Unfortunately, there are police shootings but they are very rare and when it
does occur there is a full and thorough investigation done. I don't think I've
ever heard of a case in the last 15 years of anyone in the Australian police
firing a gun at someone unless they were literally in imminent danger of
serious violence from the one they were shooting at.

As an Australian citizen, whilst the police here aren't perfect, I also
believe they aren't as trigger happy because, quite frankly, we don't carry
guns on our person in Australia. This means that when police make a routine
stop because of a broken tail-light they aren't as likely to feel like their
life is in danger, and this almost certainly means they hesitate to fire their
weapon unless they are _really_ in danger. They are also aware that if they do
discharge their weapon then there is a full investigation done. The
investigations are quite thorough and actually normally very fair, but no
police officer wants to be investigated really and all police officers know
what a serious thing it is to fire their sidearm.
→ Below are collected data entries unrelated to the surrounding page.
template <int RW>
__global__ __launch_bounds__(256) void probe_precond_rows_kernel(
    const float* __restrict__ scan, const cf* __restrict__ psi, float* __restrict__ out,
    int nscan, int pw, int H, int W, int chunk, float* __restrict__ part) {
  typedef float tk_v4f __attribute__((ext_vector_type(4)));
  const long P = (long)pw * pw;
  const long total = (long)H * W;
  const int cols = pw < 256 ? pw : 256, ncb = pw / cols;
  const int x = ((int)blockIdx.x % ncb) * cols + (int)threadIdx.x % cols;
  const int y0 = (((int)blockIdx.x / ncb) * (256 / cols) + (int)threadIdx.x / cols) * RW;
  const int b0 = blockIdx.y * chunk;
  const int b1 = min(nscan, b0 + chunk);
  float acc[RW];
#pragma unroll
  for (int r = 0; r < RW; ++r) acc[r] = 0.f;
  bool inside = true;
  for (int b = b0; b < b1; ++b) {
    const TkCorner c = tk_corner(scan, b);
    inside = inside && c.sy >= 0 && c.sx >= 0 && c.sy + pw < H && c.sx + pw < W;
  }
  if (inside) {
    const unsigned row_bytes = (unsigned)W * (unsigned)sizeof(cf);
    const unsigned lane_off = (unsigned)y0 * row_bytes + (unsigned)x * (unsigned)sizeof(cf);
#pragma unroll 2
    for (int b = b0; b < b1; ++b) {
      const TkCorner c = tk_corner(scan, b);
      const unsigned off = (unsigned)(c.sy * W + c.sx) * (unsigned)sizeof(cf) + lane_off;
      tk_v4f t[RW + 1];
#pragma unroll
      for (int r = 0; r <= RW; ++r)
        __builtin_memcpy(&t[r], reinterpret_cast<const char*>(psi) + off + (unsigned)r * row_bytes,
                         sizeof(tk_v4f));
#pragma unroll
      for (int r = 0; r < RW; ++r) {
        cf o = mk(t[r].x * c.w00, t[r].y * c.w00);
        o.x += t[r].z * c.w01;
        o.y += t[r].w * c.w01;
        o.x += t[r + 1].x * c.w10;
        o.y += t[r + 1].y * c.w10;
        o.x += t[r + 1].z * c.w11;
        o.y += t[r + 1].w * c.w11;
        acc[r] += norm2(o);
      }
    }
  } else {
    for (int b = b0; b < b1; ++b) {
      const TkCorner c = tk_corner(scan, b);
#pragma unroll
      for (int r = 0; r < RW; ++r) {
        const int y = c.sy + y0 + r, xx = c.sx + x;
        const bool ok = y >= 0 && y < H && xx >= 0 && xx < W;
        const int yc = y < 0 ? 0 : (y >= H ? H - 1 : y);
        const int xc = xx < 0 ? 0 : (xx >= W ? W - 1 : xx);
        const cf o = tk_gather(psi, (long)yc * W + xc, W, total, c);
        acc[r] += ok ? norm2(o) : 0.f;
      }
    }
  }
#pragma unroll
  for (int r = 0; r < RW; ++r) {
    const long p = (long)(y0 + r) * pw + x;
    if (part != nullptr)
      part[(long)blockIdx.y * P + p] = acc[r];
    else
      unsafeAtomicAdd(&out[2 * p], acc[r]);
  }
}
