template <int NW>
__device__ __forceinline__ void sample_body(SampleSide<NW> &SS, const MapView &m, const QueryParams &p, const float *cos_t,
                                            const float *sin_t, int table_bits, uint32_t seed, uint32_t epoch,
                                            const BfsDev &B, int count, const int *count_dev, int node_base,
                                            int parity, int tag, int pub_stamp, DeviceCounters *ctr, int wg) {
  SampleLds &L = SS.L;
  LevelLds &V = SS.V;
  PureLds<NW> &P = SS.P;
  const int node = wg + node_base;
  if (pub_stamp && wg == 0 && threadIdx.x < BFS_CTR_COUNT && B.host_ctrs) {
    int v = __hip_atomic_load(&B.ctrs[threadIdx.x], __ATOMIC_RELAXED, __HIP_MEMORY_SCOPE_AGENT);
    if (threadIdx.x == BFS_CTR_DONE || threadIdx.x == BFS_CTR_COUNT - 1) v = pub_stamp;
    __hip_atomic_store(&B.host_ctrs[threadIdx.x], v, __ATOMIC_RELAXED, __HIP_MEMORY_SCOPE_SYSTEM);
  }
  if (node == 0 && threadIdx.x == 0) B.stats64[STATS64_EXPAND_START] = (unsigned long long)wall_clock64();
  if (count_dev) count = min(count, *count_dev);
  if (node >= count) return;
  const int tid = threadIdx.x;
  const int w = tid >> 6;
  const int lane = lane_id();
  const int S = p.sample_num;
  if (tid == 0) TL_MARK(tag, 0, node);
  const int gid = B.front_cur[node];
  const float2 pxy = B.fxy_cur[node];
  const float px = pxy.x, py = pxy.y, pz = B.nz[gid];
  const uint32_t id = (uint32_t)gid;
  if (tid == 0) {
    V.nd_n = 0;
  }
  LV_PHASE_BEGIN
  int4 gc0 = {0, 0, 0, 0}, gc1 = gc0, gc2 = gc0;
  int gc_y0 = 0;
  {
    const int K = (int)ceilf(p.expand_dist * 2.01f * B.ginv) + 1;
    const int side = 2 * K + 1;
    const int cx = bfs_cell_x(B, px), cy = bfs_cell_y(B, py);
    if (tid < side * side) {
      const int yy = cy - K + tid / side, xx = cx - K + tid % side;
      const float bx = B.gx0 + (float)xx * B.gcell_size, by = B.gy0 + (float)yy * B.gcell_size;
      const float ddx = fmaxf(fmaxf(bx - px, px - (bx + B.gcell_size)), 0.0f);
      const float ddy = fmaxf(fmaxf(by - py, py - (by + B.gcell_size)), 0.0f);
      const float reach = p.expand_dist * 2.02f + 1e-3f;
      if (yy >= 0 && yy < B.GH && xx >= 0 && xx < B.GW && ddx * ddx + ddy * ddy <= reach * reach) {
        const int4 *c = (const int4 *)&B.gcell[yy * B.GW + xx];
        gc0 = c[0];
        gc1 = c[1];
        gc2 = c[2];
        gc_y0 = ((const int *)c)[12];
      }
    }
  }
  int n_acc = 0, draws = 0;
  unsigned long long hits_node = 0;
  int ties_node = 0;
  const bool use_tile = sample_pure_stage<NW>(m, p, px, py, L, P);
  if (!use_tile) __syncthreads();
  LV_PHASE(0)
  {
    const int cnt = min(gc0.x, GRID_SLOTS);
    if (cnt > 0) {
      const int base = atomicAdd(&V.nd_n, cnt);
      const int ids[4] = {gc0.y, gc0.z, gc0.w, gc1.x};
      const int xs[4] = {gc1.y, gc1.z, gc1.w, gc2.x};
      const int ys[4] = {gc2.y, gc2.z, gc2.w, gc_y0};
#pragma unroll
      for (int qi = 0; qi < GRID_SLOTS; ++qi)
        if (qi < cnt && base + qi < LV_NODE_CAP) {
          V.nd_id[base + qi] = ids[qi];
          V.nd_x[base + qi] = __int_as_float(xs[qi]);
          V.nd_y[base + qi] = __int_as_float(ys[qi]);
        }
    }
  }
  LV_PHASE(1)
  sample_pure_draws<NW>(m, p, cos_t, sin_t, table_bits, seed, epoch, B, parity, node * S, ctr, id, px, py, use_tile,
                         L, P, n_acc, draws);
  if (tid == 0)
    for (int i = 0; i < NW; ++i) {
      hits_node += P.r_hits[i];
      ties_node += P.r_ties[i];
    }
  if (tid == 0 && V.nd_n > LV_NODE_CAP) atomicOr(&B.ctrs[BFS_CTR_ERR], BFS_ERR_GRID_OVERFLOW);
  const int hh = lane >> 5;
  LV_PHASE(2)
  const int nd_n = min(V.nd_n, LV_NODE_CAP);
  {
    const int l32 = lane & 31;
    for (int j0 = w; j0 < S; j0 += 2 * NW) {
      const int j = j0 + hh * NW;
      const bool have_slot = j < S;
      const bool acc = have_slot && j < n_acc;
      const int slot = node * S + j;
      float qx = 0.0f, qy = 0.0f;
      unsigned bkey = 0xFFFFFFFFu;
      int bid = -1;
      bool lane_tie = false;
      if (acc) {
        qx = P.sx[j];
        qy = P.sy[j];
        for (int i = l32; i < nd_n; i += 32) {
          const unsigned k = __float_as_uint(bfs_d2(V.nd_x[i], V.nd_y[i], qx, qy));
          const int nid = V.nd_id[i];
          if (k < bkey) {
            bkey = k;
            bid = nid;
            lane_tie = false;
          } else if (k == bkey && nid != bid) {
            lane_tie = true;
          }
        }
      }
      const unsigned mk = half_reduce_key<true>(bkey);
      const unsigned who = half_bits(ballot(bkey == mk));
      const unsigned tl = half_bits(ballot(bkey == mk && lane_tie));
      int cls = 0, nn = -1;
      float d2 = FLT_MAX;
      const int src = (lane & 32) + (who ? __ffs((int)who) - 1 : 0);
      const int nn_s = __shfl(bid, src);
      if (acc) {
        bool tie = false;
        if (mk != 0xFFFFFFFFu) {
          nn = nn_s;
          d2 = __uint_as_float(mk);
          tie = __popc(who) > 1 || tl != 0u;
          if (tie && l32 == 0) atomicOr(&B.ctrs[BFS_CTR_ERR], BFS_ERR_TIE_CLS);
        }
        cls = ((nn >= 0 && sqrtf(d2) < p.robot_size) ? 1 : 2) | (tie ? SLOT_TIE : 0);
      }
      if (l32 == 0 && have_slot) {
        float4 *rec = (float4 *)&B.slot_rec[slot];
        rec[0] = make_float4(qx, qy, acc ? P.sz[j] : 0.0f, d2);
        rec[1] = make_float4(__int_as_float(nn), __int_as_float(cls), __int_as_float(EDGE_GATE), 0.0f);
        B.c_outcome[slot] = 0;
        V.cand[j] = cls & SLOT_CLS_MASK;
      }
    }
  }
  __syncthreads();
  LV_PHASE(3)
  const unsigned long long cand_mask = ballot(lane < S && V.cand[lane < S ? lane : 0] == 2);
  LV_PHASE(4)
  if (tid == 0) {
    int4 *nr = (int4 *)&B.node_rec[node];
    nr[0] = make_int4(n_acc, draws, (int)hits_node, 0);
    nr[1] = make_int4((int)(unsigned)cand_mask, (int)(unsigned)(cand_mask >> 32), 0, 0);
    ((float4 *)nr)[2] = make_float4(px, py, pz, 0.0f);
    if (ties_node && ctr) atomicAdd(&ctr[wg % COUNTER_SHARDS].nn_ties, (unsigned long long)ties_node);
    TL_MARK(tag, 1, node);
  }
  LV_PHASE(5)
}

template <int NW>
__global__ __launch_bounds__(NW *WAVE, NW == LSW ? LV_WAVES_PER_SIMD : 4) void k_level_sample(
    MapView m, QueryParams p, const float *cos_t, const float *sin_t, int table_bits, uint32_t seed,
    uint32_t epoch, BfsDev B, int count, const int *count_dev, int node_base, int parity, int tag,
    int pub_stamp, DeviceCounters *ctr) {
  __shared__ SampleSide<NW> SS;
  sample_body<NW>(SS, m, p, cos_t, sin_t, table_bits, seed, epoch, B, count, count_dev, node_base, parity, tag,
                  pub_stamp, ctr, (int)blockIdx.x);
}


#ifndef TRG_LQW
#define TRG_LQW 1
#endif
constexpr int LQW = TRG_LQW;
__device__ __forceinline__ bool level_hash_insert(const BfsDev &B, int tag, int slot, float qx, float qy) {
  static_assert(sizeof(HashEnt) == 32, "the table is addressed as 8 words per entry: cell, tag, slot, -, x, y, -, -");
  bool placed = true;
  if (lane_id() == 0) {
    int *tab = (int *)B.lv_hash;
    const uint32_t mask = (uint32_t)B.ht_size - 1u;
    const int key = bfs_cell_y(B, qy) * B.GW + bfs_cell_x(B, qx);
    uint32_t e = bfs_hash(key) & mask;
    placed = false;
    for (uint32_t probe = 0; probe <= mask; ++probe) {
      int *w = tab + 8 * (size_t)e;
      if (atomicMax(&w[1], tag) < tag) {
        w[0] = key;
        w[2] = slot;
        w[4] = __float_as_int(qx);
        w[5] = __float_as_int(qy);
        placed = true;
        break;
      }
      e = (e + 1) & mask;
    }
  }
  return placed;
}

__device__ __forceinline__ void spec_one(const MapView &m, const QueryParams &p, const BfsDev &B, int slot, int node,
                                         int unit, float4 par, float qx, float qy, float qz, WaveTile &tile,
                                         int parity, DeviceCounters *ctr, int tl_tag) {
  const int lane = lane_id();
  if (lane == 0) TL_MARK(tl_tag, 2, unit);
  const EdgeMidOut o = edge_gather<GATHER_STATUS>(m, p, par.x, par.y, par.z, qx, qy, qz, tile, nullptr, ctr);
  float *out = (float *)&B.slot_rec[slot];
  if (lane == 0) {
    out[6] = __int_as_float(o.status);
    out[7] = o.dist;
    out[14] = __int_as_float(0);
    out[15] = __int_as_float(o.hits);
    TL_MARK(tl_tag, 3, unit);
    if (o.hits) atomicAdd(&B.node_rec[node].hits_spec, o.hits);
    if (o.status & EDGE_GATE_UNCERTAIN) {
      const int q = atomicAdd(&B.ctrs[parity ? BFS_CTR_NUNC1 : BFS_CTR_NUNC], 1);
      if (q < BFS_UNC_CAP) {
        const int at = parity * BFS_UNC_CAP + q;
        B.unc_list[at] = slot;
        B.unc_rec[3 * at] = par.z;
        B.unc_rec[3 * at + 1] = qz;
        B.unc_rec[3 * at + 2] = o.dist;
      }
    }
  }
}

__global__ __launch_bounds__(LQW *WAVE, SPEC_WAVES_PER_SIMD) void k_level_spec(MapView m, QueryParams p, BfsDev B,
                                                                            int count, const int *count_dev,
                                                                            int node_base, int parity,
                                                                            DeviceCounters *ctr, int tl_tag) {
  __shared__ WaveTile tiles[LQW];
  const int w = threadIdx.x >> 6;
  const int S = p.sample_num;
  if (count_dev) count = min(count, *count_dev);
  const int slot = node_base * S + blockIdx.x * LQW + w;
  if (slot >= count * S) return;
  const int node = slot / S;
  const int2 cm = *(const int2 *)&B.node_rec[node].cand_lo;
  const float4 r0 = ((const float4 *)&B.slot_rec[slot])[0];
  const float4 par = ((const float4 *)&B.node_rec[node])[2];
  const int j = slot - node * S;
  if (!(((j < 32 ? (unsigned)cm.x : (unsigned)cm.y) >> (j & 31)) & 1u)) return;
  const float sqx = __int_as_float(__builtin_amdgcn_readfirstlane(__float_as_int(r0.x)));
  const float sqy = __int_as_float(__builtin_amdgcn_readfirstlane(__float_as_int(r0.y)));
  spec_one(m, p, B, slot, node, slot - node_base * S, par, r0.x, r0.y, r0.z, tiles[w], parity, ctr, tl_tag);
  if (!level_hash_insert(B, tl_tag, slot, sqx, sqy)) atomicOr(&B.ctrs[BFS_CTR_ERR], BFS_ERR_HASH);
}


#ifndef TRG_POLL_FREE
#define TRG_POLL_FREE 2
#endif
#ifndef TRG_POLL_SLEEP
#define TRG_POLL_SLEEP 2
#endif
constexpr int RG = 4;
constexpr int RWV = TRG_RWV;
static_assert(RWV * RG == RW, "slots per resolve workgroup");
constexpr int NBL = 4;
constexpr int NB_ROW = 16 * NBL;

struct ResolveLds {
  int so[RW];
  int nb_n[RWV][RG];
  int nb_c[RWV][RG][NB_ROW];
  float nb_d[RWV][RG][NB_ROW];
  int spin_max[RWV];
  int c_flag[RW];
  int c_cell[RW];
};
static_assert(RW <= WAVE, "the first wave commits one slot per lane");

__device__ __forceinline__ unsigned row_min_key(unsigned v) {
#define RKEY_STEP(ctrl)                                                                            \
  {                                                                                                \
    const unsigned o = (unsigned)__builtin_amdgcn_update_dpp((int)0xFFFFFFFFu, (int)v, ctrl, 0xf, 0xf, \
                                                             false);                               \
    v = o < v ? o : v;                                                                             \
  }
  RKEY_STEP(0x111)
  RKEY_STEP(0x112)
  RKEY_STEP(0x114)
  RKEY_STEP(0x118)
#undef RKEY_STEP
  return (unsigned)__shfl((int)v, (lane_id() & 48) | 15);
}

#ifndef RESOLVE_WAVES_PER_SIMD
#define RESOLVE_WAVES_PER_SIMD 6
#endif
// ... 270 lines not shown
            if ((st[q] & BL_OPEN) && dd[q] > best) st[q] &= ~BL_OPEN;
            any_open |= (st[q] & BL_OPEN) != 0;
            any_risky |= (st[q] & BL_OPEN) != 0 && (!(sqrtf(dd[q]) >= r) || (st[q] & BL_BAD) != 0);
          }
        }
        const bool wait_exact = ((ballot(any_open) >> rshift) & 0xFFFFull) != 0ull;
        const bool wait_create = ((ballot(any_risky) >> rshift) & 0xFFFFull) != 0ull;
        const bool near = exists && sqrtf(best) < r;
        const bool best_valid = bestc >= 0 ? best_outcome == 3 : nn_valid;
        const bool new_ok = own_ok || (STEP3 && (pre_rescue || ((ballot(rescued) >> rshift) & 0xFFFFull) != 0ull));
        if (!announced && near) {
          if (l16 == 0) {
            vso[slot - wg_base] = 7;
            outcome_store(&B.c_outcome[slot], 7);
          }
          announced = true;
        }
        if (!wait_exact && !last_pass) {
          car_key = mkey;
          car_c = bestc;
          car_o = best_outcome;
          car_tie = tie;
          pdone = true;
        } else if (!wait_exact) {
          if (tie && l16 == 0) report_tie(B, slot);
          if (exists && !best_valid) {
            outcome = 1;
          } else if (near) {
            outcome = 2;
            target = bestc >= 0 ? call_ref(call_at(B, call_base, bestc)) : nn;
          } else {
            outcome = new_ok ? 3 : 4;
          }
        } else if (RESOLVE_EARLY_CREATE && K == 1 && is_cand && !wait_create && !near && (!exists || best_valid) &&
                   !tie) {
          outcome = new_ok ? 3 : 4;
        }
        if (outcome) {
          if (is_cand && l16 == 0) {
            vso[slot - wg_base] = outcome;
            outcome_store(&B.c_outcome[slot], outcome);
          }
          done = true;
          pdone = true;
        }
      }
    }
    if (!MULTI) break;
    ++pass;
    need_probe = !done && cls != 0 && pass < K;
    if (ballot(need_probe) == 0ull || spin >= max_spin) break;
  }
  RV_PHASE(1)
  if (threadIdx.x == 0) TL_MARK(tag + 1, 6, bid);
  if (cls != 0 && outcome == 0 && l16 == 0) atomicOr(&B.ctrs[BFS_CTR_ERR], BFS_ERR_STALL);
  if (slot < slots && l16 == 0) {
    int n2 = -1, st = CALL_NONE;
    float wgt = 0.0f, dist = 0.0f;
    if (outcome == 2) {
      n2 = target;
      st = CALL_PENDING;
    } else if (outcome == 3) {
      n2 = call_ref(call_at(B, call_base, slot));
      st = own_st & EDGE_STATUS_MASK;
      dist = own_dist;
    }
    const size_t at = (size_t)call_at(B, call_base, slot);
    B.call_n1[at] = u;
    B.call_n2[at] = n2;
    B.call_status[at] = (n2 == u) ? CALL_NONE : st;
    B.call_w[at] = wgt;
    B.call_dist[at] = dist;
  } else if (slot < slots && l16 < B.cstride) {
    B.call_status[(size_t)call_at(B, call_base, slot) + l16] = CALL_NONE;
  }
  const bool created = is_cand && (outcome == 3 || outcome == 4) && l16 == 0;
  const bool valid = is_cand && outcome == 3 && l16 == 0;
  if (slot < slots && l16 == 0) {
    const int ls = w * RG + g;
    if (slot % S == 0) {
      const int4 nr = *(const int4 *)&B.node_rec[slot / S];
      const NodeRec &full = B.node_rec[slot / S];
      const int ncand = __popc(full.cand_lo) + __popc(full.cand_hi);
      *(int4 *)&B.nexp[u] = make_int4(nr.x | (ncand << 8), nr.y, nr.z, nr.w);
    }
    if (created) {
      const int cell = bfs_cell_y(B, qy) * B.GW + bfs_cell_x(B, qx);
      GridCell &c = B.gcell[cell];
      const int pos = atomicAdd(&c.cnt, 1);
      if (pos < GRID_SLOTS) {
        c.x[pos] = qx;
        c.y[pos] = qy;
      } else {
        atomicOr(&B.ctrs[BFS_CTR_ERR], BFS_ERR_GRID_OVERFLOW);
      }
      R.c_cell[ls] = pos < GRID_SLOTS ? cell * GRID_SLOTS + pos : -1;
    }
    R.c_flag[ls] = created ? (valid ? 2 : 1) : 0;
  }
  if (lane == 0) R.spin_max[w] = spin;
  RV_PHASE(2)
  __syncthreads();
  if (w != 0) return;
  RV_PHASE(3)
  const int flag = lane < RW ? R.c_flag[lane] : 0;
  const unsigned long long cb = ballot(flag != 0), vb = ballot(flag == 2);
  int sm = 0;
  for (int i = 0; i < RWV; ++i) sm = max(sm, R.spin_max[i]);
  const unsigned long long ep = (unsigned long long)(unsigned)epoch & 0xFFFFFull;
  if (lane < RW && wg_base + lane < slots)
    __hip_atomic_store(&B.c_cell[wg_base + lane],
                       (ep << 44) | ((unsigned long long)(unsigned)flag << 42) | (unsigned)(flag ? R.c_cell[lane] : 0),
                       __ATOMIC_RELAXED, __HIP_MEMORY_SCOPE_AGENT);
  if (lane == 0) {
    const unsigned long long own_c = (unsigned long long)__popcll(cb), own_v = (unsigned long long)__popcll(vb);
    __hip_atomic_store(&B.wg_state[bid], (ep << 44) | (1ull << 42) | (own_c << 21) | own_v, __ATOMIC_RELAXED,
                       __HIP_MEMORY_SCOPE_AGENT);
    if (sm > 0) atomicMax(&B.stats64[6], (unsigned long long)sm);
    TL_MARK(tag + 1, 7, bid);
  }
  RV_PHASE(4)
}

I don't expect any citizens of the U.S. to agree with me. But it occurs to me
that as more people carry increasingly powerful weapons, the police have had
to upgrade their own weaponry, body armour and tactics in response. From my
vantage point here in Australia, it puzzles me why this isn't obvious: the
more people who carry guns, the less likely law enforcement will try to
negotiate and use minimal force.

From my perspective, America's gun culture is bizarre.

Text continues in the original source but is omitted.